--- Try it ---
All that should come back is the lines of the data below from the one containing "v[3] = *reinterpret_cast<const" to the one containing "ma.y = fmaxf(ma.y, v[u].y);", inclusive, exactly as they stand.

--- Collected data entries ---
_ _ _

__device__ __forceinline__ uint32_t okey(float x) {
  uint32_t b = __float_as_uint(x);
  uint32_t k = (b & 0x80000000u) ? ~b : (b | 0x80000000u);
  return ((b & 0x7F800000u) == 0x7F800000u) ? 0u : k;
}
__device__ __forceinline__ float unkey(uint32_t k) {
  uint32_t b = (k & 0x80000000u) ? (k ^ 0x80000000u) : ~k;
  return __uint_as_float(b);
}
__device__ __forceinline__ bool finitef(float x) { return (__float_as_uint(x) & 0x7F800000u) != 0x7F800000u; }
__device__ __forceinline__ float readlane_f(float v, int lane) {
  return __int_as_float(__builtin_amdgcn_readlane(__float_as_int(v), lane));
}
// ... 2011 lines not shown
    const uint4* metab = cand_meta + pbase;
    for (int64_t tile0 = 0; tile0 < n; tile0 += NG * NP_S4S_MAXD) {
      const int d = (int)min((int64_t)NP_S4S_MAXD, (n - tile0 + NG - 1) / NG);
      __syncthreads();
      for (int k = 0; k < d; ++k) {
        const int64_t i = tile0 + (int64_t)k * NG + gid;
        s_state[k][tid] = make_float4(NP_NEG_INF, NP_NEG_INF, NP_NEG_INF, NP_NEG_INF);
        if (jq == 0) {
          int64_t off = 0;
          uint4 sg = make_uint4(0, 0, 0, 0);
          if (i < n) {
            const uint4 m = metab[i];
            off = (int64_t)m.z | ((int64_t)(m.w & 0xFF) << 32);
            sg = useg[m.x];
            toks += (unsigned long long)(m.w >> 8);
            ucnt += (unsigned long long)m.y;
          }
          s_off[k][g] = off;
          *reinterpret_cast<uint4*>(&s_end[k][g][0]) = sg;
        }
      }
      __syncthreads();
      for (int p = 0; p < P; ++p) {
        int len = 0;
        int64_t abs0 = 0;
        if (jq < d) {
          const int e = (int)s_end[jq][g][((p + 1) << pshift) - 1];
          const int s = p ? (int)s_end[jq][g][(p << pshift) - 1] : 0;
          len = e - s;
          abs0 = s_off[jq][g] + s;
        }
        const int pad = (len + 3) & ~3;
        int incl = pad;
#pragma unroll
        for (int o = 1; o < LPR; o <<= 1) {
          const int v = __shfl_up(incl, o, LPR);
          if (jq >= o) incl += v;
        }
        if (jq < NP_S4S_MAXD) {
          s_pfx[g][jq] = incl - pad;
          s_abs[g][jq] = abs0;
          s_len[g][jq] = len;
        }
        const int Lg = __shfl(incl, lbase + LPR - 1);
        int maxL = Lg;
#pragma unroll
        for (int o = LPR; o < 64; o <<= 1) maxL = max(maxL, __shfl_xor(maxL, o));
        maxL = __builtin_amdgcn_readfirstlane(maxL);
        __builtin_amdgcn_fence(__ATOMIC_RELEASE, "wavefront");
        __builtin_amdgcn_wave_barrier();
        const int p1 = s_pfx[g][1], p2 = s_pfx[g][2], p3 = s_pfx[g][3], p4 = s_pfx[g][4];
        const uint32_t slice_lo = (uint32_t)(p << pshift) * slice_w;
        const char* Tp = Tb + (size_t)slice_lo * row_bytes;
        for (int base = 0; base < maxL; base += NP_S4S_CAP) {
#pragma unroll
          for (int h = 0; h < 2; ++h) {
            uint32_t cv[NST / 2];
#pragma unroll
            for (int i = 0; i < NST / 2; ++i) {
              const int pos = base + jq + LPR * (h * (NST / 2) + i);
              const int slot = (pos >= p1) + (pos >= p2) + (pos >= p3) + (pos >= p4);
              const int idx = min(pos - s_pfx[g][slot], max(s_len[g][slot] - 1, 0));
              int64_t a = s_abs[g][slot] + (int64_t)max(idx, 0);
              a = (pos < Lg) ? min(a, T - 1) : 0;
              cv[i] = codes[a];
            }
#pragma unroll
            for (int i = 0; i < NST / 2; ++i) {
              const int w = jq + LPR * (h * (NST / 2) + i);
              const int pos = base + w;
              const bool valid = pos < Lg;
              const int slot = (pos >= p1) + (pos >= p2) + (pos >= p3) + (pos >= p4);
              s_codes[g][w] = valid ? (uint16_t)(cv[i] - slice_lo) : (uint16_t)0;
              if ((pos & 3) == 0) s_slot[g][w >> 2] = valid ? (uint8_t)slot : (uint8_t)NP_S4S_MAXD;
            }
          }
          __builtin_amdgcn_fence(__ATOMIC_RELEASE, "wavefront");
          __builtin_amdgcn_wave_barrier();
          const int nwin = min(NP_S4S_CAP, maxL - base);
          for (int t0 = 0; t0 < nwin; t0 += 8) {
            const bool two = t0 + 4 < nwin;
            const uint2 ca = *reinterpret_cast<const uint2*>(&s_codes[g][t0]);
            const int sa = (int)s_slot[g][t0 >> 2];
            float4 v[8];
            v[0] = *reinterpret_cast<const float4*>(Tp + ((ca.x & 0xFFFFu) * row_bytes + col_bytes));
            v[1] = *reinterpret_cast<const float4*>(Tp + ((ca.x >> 16) * row_bytes + col_bytes));
            v[2] = *reinterpret_cast<const float4*>(Tp + ((ca.y & 0xFFFFu) * row_bytes + col_bytes));
            v[3] = *reinterpret_cast<const float4*>(Tp + ((ca.y >> 16) * row_bytes + col_bytes));
            int sb = NP_S4S_MAXD;
            if (two) {
              const uint2 cb = *reinterpret_cast<const uint2*>(&s_codes[g][t0 + 4]);
              sb = (int)s_slot[g][(t0 + 4) >> 2];
              v[4] = *reinterpret_cast<const float4*>(Tp + ((cb.x & 0xFFFFu) * row_bytes + col_bytes));
              v[5] = *reinterpret_cast<const float4*>(Tp + ((cb.x >> 16) * row_bytes + col_bytes));
              v[6] = *reinterpret_cast<const float4*>(Tp + ((cb.y & 0xFFFFu) * row_bytes + col_bytes));
              v[7] = *reinterpret_cast<const float4*>(Tp + ((cb.y >> 16) * row_bytes + col_bytes));
            } else {
#pragma unroll
              for (int u = 4; u < 8; ++u) v[u] = make_float4(NP_NEG_INF, NP_NEG_INF, NP_NEG_INF, NP_NEG_INF);
            }
            s4_fence<8>(v);
            float4 ma = s_state[sa][tid];
#pragma unroll
            for (int u = 0; u < 4; ++u) {
              ma.x = fmaxf(ma.x, v[u].x);
              ma.y = fmaxf(ma.y, v[u].y);
              ma.z = fmaxf(ma.z, v[u].z);
              ma.w = fmaxf(ma.w, v[u].w);
            }
            s_state[sa][tid] = ma;
            float4 mb = s_state[sb][tid];
#pragma unroll
            for (int u = 4; u < 8; ++u) {
              mb.x = fmaxf(mb.x, v[u].x);
              mb.y = fmaxf(mb.y, v[u].y);
              mb.z = fmaxf(mb.z, v[u].z);
              mb.w = fmaxf(mb.w, v[u].w);
            }
            s_state[sb][tid] = mb;
          }
          __builtin_amdgcn_fence(__ATOMIC_RELEASE, "wavefront");
          __builtin_amdgcn_wave_barrier();
        }
      }
      for (int k = 0; k < d; ++k) {
        const int64_t i = tile0 + (int64_t)k * NG + gid;
        const float4 m = s_state[k][tid];
        float score = 0.f;
        for (int jj = 0; 4 * jj < lq; ++jj) {
          const float a0 = __shfl(m.x, lbase + jj), a1 = __shfl(m.y, lbase + jj);
          const float a2 = __shfl(m.z, lbase + jj), a3 = __shfl(m.w, lbase + jj);
          if (a0 > NP_NEG_INF) score += a0;
          if (4 * jj + 1 < lq && a1 > NP_NEG_INF) score += a1;
          if (4 * jj + 2 < lq && a2 > NP_NEG_INF) score += a2;
          if (4 * jj + 3 < lq && a3 > NP_NEG_INF) score += a3;
        }
        if (jq == 0 && i < n) approx[pbase + i] = s_end[k][g][7] ? score : 0.f;
      }
    }
  }
#pragma unroll
  for (int o = 32; o > 0; o >>= 1) {
    toks += __shfl_xor(toks, o);
    ucnt += __shfl_xor(ucnt, o);
  }
  if (lane == 0 && toks && ctr) {
    atomicAdd(&ctr->n_cand_tokens, toks);
    atomicAdd(&ctr->n_cand_codes, ucnt);
  }
}

#define NP_UB_NBX 96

_ _ _

--- Answer box ---
            v[3] = *reinterpret_cast<const float4*>(Tp + ((ca.y >> 16) * row_bytes + col_bytes));
            int sb = NP_S4S_MAXD;
            if (two) {
              const uint2 cb = *reinterpret_cast<const uint2*>(&s_codes[g][t0 + 4]);
              sb = (int)s_slot[g][(t0 + 4) >> 2];
              v[4] = *reinterpret_cast<const float4*>(Tp + ((cb.x & 0xFFFFu) * row_bytes + col_bytes));
              v[5] = *reinterpret_cast<const float4*>(Tp + ((cb.x >> 16) * row_bytes + col_bytes));
              v[6] = *reinterpret_cast<const float4*>(Tp + ((cb.y & 0xFFFFu) * row_bytes + col_bytes));
              v[7] = *reinterpret_cast<const float4*>(Tp + ((cb.y >> 16) * row_bytes + col_bytes));
            } else {
#pragma unroll
              for (int u = 4; u < 8; ++u) v[u] = make_float4(NP_NEG_INF, NP_NEG_INF, NP_NEG_INF, NP_NEG_INF);
            }
            s4_fence<8>(v);
            float4 ma = s_state[sa][tid];
#pragma unroll
            for (int u = 0; u < 4; ++u) {
              ma.x = fmaxf(ma.x, v[u].x);
              ma.y = fmaxf(ma.y, v[u].y);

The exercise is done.